Install requirements (Python 3.8)
pip install -r requirements.txt
Load models into bento
python load-model.py
Create bento endpoint on port 3000
BENTOML_CONFIG=./cfg.yml bentoml serve --production
Build the bento
$ bentoml build
Successfully built Bento(tag="emotion_recognition:zd2vyafvicgucaav").
Generate Docker image
$ bentoml containerize emotion_recognition:zd2vyafvicgucaav
Successfully built Bento container for "emotion_recognition:zd2vyafvicgucaav" with tag(s) "emotion_recognition:zd2vyafvicgucaav"
$ docker run -p 3000:3000 --rm -v $(pwd)/cfg.yml:/home/bentoml/configuration.yml \
-e BENTOML_CONFIG=/home/bentoml/configuration.yml \
emotion_recognition:zd2vyafvicgucaav serve --production
Starting production BentoServer from "emotion_recognition:zd2vyafvicgucaav" running on http://0.0.0.0:3000
Install the Yatai components and follow their instructions to push the bento to Yatai
$ bentoml yatai login --api-token {YOUR_TOKEN} --endpoint http://127.0.0.1:8080
$ bentoml push emotion_recognition:zd2vyafvicgucaav
│ Successfully pushed model "emotion:uouhv7vvg2ka6aav"
│ Successfully pushed model "blazeface_back:uprkd2fvg2ka6aav"
│ Successfully pushed bento "emotion_recognition:zd2vyafvicgucaav"

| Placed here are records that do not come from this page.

__global__ __launch_bounds__(kMergeThreads) void merge_partials(const Partial* __restrict__ p, uint32_t n,
                                                                Partial* __restrict__ best) {
    using namespace dev;
    uint64_t h = ~0ull, nn = ~0ull;
    for (uint32_t base = 0; base < n; base += kMergeThreads * kMergeUnroll) {
        Partial x[kMergeUnroll];
#pragma unroll
        for (int u = 0; u < kMergeUnroll; ++u) {
            const uint32_t i = base + (uint32_t)u * kMergeThreads + threadIdx.x;
            x[u] = (i < n) ? p[i] : Partial{~0ull, ~0ull};
        }
#pragma unroll
        for (int u = 0; u < kMergeUnroll; ++u)
            if (lex_less(x[u].hash, x[u].nonce, h, nn)) {
                h = x[u].hash;
                nn = x[u].nonce;
            }
    }
    block_min<kMergeThreads>(h, nn);
    if (threadIdx.x == 0) {
        const Partial b = *best;
        if (lex_less(h, nn, b.hash, b.nonce)) *best = Partial{h, nn};
    }
}

namespace dev {

__device__ __forceinline__ void scan_decade(const GenArgs& a, uint64_t u, uint32_t jlo, uint32_t jhi, uint64_t& bh,
                                            uint64_t& bn) {
    constexpr uint64_t P10[19] = {1ull, 10ull, 100ull, 1000ull, 10000ull, 100000ull, 1000000ull, 10000000ull,
                                  100000000ull, 1000000000ull, 10000000000ull, 100000000000ull, 1000000000000ull,
                                  10000000000000ull, 100000000000000ull, 1000000000000000ull, 10000000000000000ull,
                                  100000000000000000ull, 1000000000000000000ull};
    uint32_t nu = 0;
#pragma unroll
    for (int k = 0; k < 19; ++k) nu += (u >= P10[k]) ? 1u : 0u;
    uint32_t w[32];
#pragma unroll
    for (int x = 0; x < 16; ++x) w[x] = a.tail[x];
#pragma unroll
    for (int x = 16; x < 32; ++x) w[x] = 0u;
    uint64_t q = u;
#pragma unroll
    for (int k = 0; k < 19; ++k) {
        if ((uint32_t)k < nu) {
            const uint64_t q10 = q / 10u;
            const uint32_t dg = (uint32_t)(q - q10 * 10u);
            q = q10;
            const uint32_t pos = a.t + nu - 1u - (uint32_t)k;
            add_word(w, pos >> 2, (0x30u + dg) << (24u - 8u * (pos & 3u)));
        }
    }
    const uint32_t last = a.t + nu;
    const uint32_t lsh = 24u - 8u * (last & 3u);
    add_word(w, last >> 2, 0x30u << lsh);
    const uint32_t end = last + 1u;
    add_word(w, end >> 2, 0x80u << (24u - 8u * (end & 3u)));
    const uint64_t bits = (a.plen + nu + 1u) * 8u;
    const bool two = end + 9u > 64u;
    const uint32_t bhi = (uint32_t)(bits >> 32), blo = (uint32_t)bits;
    w[14] = two ? w[14] : bhi;
    w[15] = two ? w[15] : blo;
    w[30] = two ? bhi : 0u;
    w[31] = two ? blo : 0u;
    const bool in1 = last >= 64u;
    const bool both = two && !in1;
    const uint32_t jw = (last >> 2) & 15u;
    uint32_t st[8];
#pragma unroll
    for (int i = 0; i < 8; ++i) st[i] = a.mid[i];
    if (in1) sha256_block(st, w);
    uint32_t v[16];
#pragma unroll
    for (int x = 0; x < 16; ++x) {
        const uint32_t lo = w[x], hi = w[16 + x];
        v[x] = in1 ? hi : lo;
    }
    const uint32_t w16 = w[16];
    const uint64_t n0 = u * 10u;
#pragma unroll 1
    for (uint32_t j = jlo; j <= jhi; ++j) {
        const uint32_t dj = j << lsh;
        uint32_t x[16];
#pragma unroll
        for (int i = 0; i < 16; ++i) x[i] = v[i] | ((jw == (uint32_t)i) ? dj : 0u);
        uint32_t s[8];
#pragma unroll
        for (int i = 0; i < 8; ++i) s[i] = st[i];
        if (both) {
            sha256_block(s, x);
#pragma unroll
            for (int i = 0; i < 16; ++i) x[i] = 0u;
            x[0] = w16;
            x[14] = bhi;
            x[15] = blo;
        }
        uint32_t h0, h1;
        sha256_block_h01(s, x, h0, h1);
#ifdef MH_DEV_HOOKS
        h0 &= keep_mask0(a.pad);
        h1 &= keep_mask1(a.pad);
#endif
        const uint64_t hash = ((uint64_t)h0 << 32) | h1, n = n0 + j;
        if (lex_less(hash, n, bh, bn)) {
            bh = hash;
            bn = n;
// ... 114 lines not shown
#ifdef MH_DEV_HOOKS
hipError_t fast_keep_ok(int dev, bool* ok) {
    hipFunction_t f;
    *ok = false;
    const hipError_t e = fast_function(dev, 4, kModeOne, &f);
    if (e != hipSuccess) return e;
    const char* co = getenv("MINEHIP_DEV_CODE_OBJECT");
    std::lock_guard<std::mutex> g(g_mod_mu);
    const auto it = g_mods.find({(co && *co) ? co : "", dev});
    if (it != g_mods.end()) *ok = g_keep_ok[it->second];
    return hipSuccess;
}
#endif

hipError_t resident_groups(int dev, hipFunction_t f, unsigned lds, uint32_t* out) {
    static std::mutex mu;
    static std::map<std::pair<hipFunction_t, unsigned>, uint32_t> cache;
    std::lock_guard<std::mutex> g(mu);
    auto it = cache.find({f, lds});
    if (it == cache.end()) {
        int per_cu = 0, cus = 0;
        hipError_t e = hipModuleOccupancyMaxActiveBlocksPerMultiprocessor(&per_cu, f, kBlockThreads, lds);
        if (e == hipSuccess) e = hipDeviceGetAttribute(&cus, hipDeviceAttributeMultiprocessorCount, dev);
        if (e != hipSuccess) {
            (void)hipGetLastError();
            return e;
        }
        it = cache.emplace(std::make_pair(f, lds), (uint32_t)std::max(1, per_cu) * (uint32_t)std::max(1, cus)).first;
    }
    *out = it->second;
    return hipSuccess;
}

hipError_t launch_fast(int dev, int J, int mode, const FastArgs& a, Partial* partials, hipStream_t s) {
    if (!fast_variant_exists(J, mode)) return hipErrorInvalidValue;
#ifdef MH_DEV_HOOKS
    const char* lds_env = getenv("MINEHIP_DEV_LDS");
    const unsigned lds = lds_env ? (unsigned)atoi(lds_env) : 0u;
#else
    constexpr unsigned lds = 0;
#endif
    hipFunction_t f;
    bool queue_ok = false;
    hipError_t e = fast_function(dev, J, mode, &f, &queue_ok);
    if (e != hipSuccess) return e;
    FastArgs args = a;
    if (!queue_ok) args.counter = nullptr;
    uint32_t grid = args.n_chunks;
    if (args.counter) {
        uint32_t resident = 0;
        e = resident_groups(dev, f, lds, &resident);
        if (e != hipSuccess) return e;
        grid = std::min(grid, resident);
    }
    Partial* out = partials;
    void* params[] = {&args, &out};
    return hipModuleLaunchKernel(f, grid, 1, 1, kBlockThreads, 1, 1, lds, s, params, nullptr);
}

Go to the deployments page: http://127.0.0.1:8080/deployments, click Create button and follow the instructions on the UI. Paste this into the BentoML configuration textfield
runners.timeout=1 runners.batching.enabled=true runners.batching.max_batch_size=100 runners.batching.max_latency_ms=60
Note: The yatai-deployment component script installs a metrics server, which is needed for auto-scaling. If the metric pod fails during installation, try adding the following to spec.template.spec.containers[].args
in the metrics-server deployment of components.yaml and apply it manually.
- --kubelet-insecure-tls
Run a simple test script. Send many requests at once python request.py {URL} {REQUEST_AMOUNT}
, or send them one after another python request.py {URL} {REQUEST_AMOUNT} --one-by-one
$ cd tests && python request.py http://emotion-yatai.127.0.0.1.sslip.io/predict_async 2000
...
Response content: b'{"userId":345786,"conferenceId":890678,"clientFaceDetection":true,"emotions":[{"raw":{"neutral":0.05500756949186325,"happy":0.1018536314368248,"sad":0.16155335307121277,"surprise":0.09337092190980911,"fear":0.31956708431243896,"disgust":0.2149820476770401,"anger":0.04546269401907921,"contempt":0.008202659897506237},"dominantEmotion":"fear"}],"date":"2023-02-25T19:39:19.216+00:00","duration":0.063389253616333}'
Response code: 500
Response code: 503
...
- Response code 500 usually means the request was cancelled because a Runner is too busy (
timeout
in config). - Response code 503 usually means bento removed the request from the adaptive batching queue of the emotion model, because it figured out that the inference time + queue wait time would be higher than
max_latency_ms
in config. - Response code 502 usually means a general resource issue, try adding more memory/cpu when using Yatai.
Starting the service without the BentoML config options timeout/max_latency_ms would greatly increase the latency of requests when the system is under load. This is because none of the requests would be cancelled.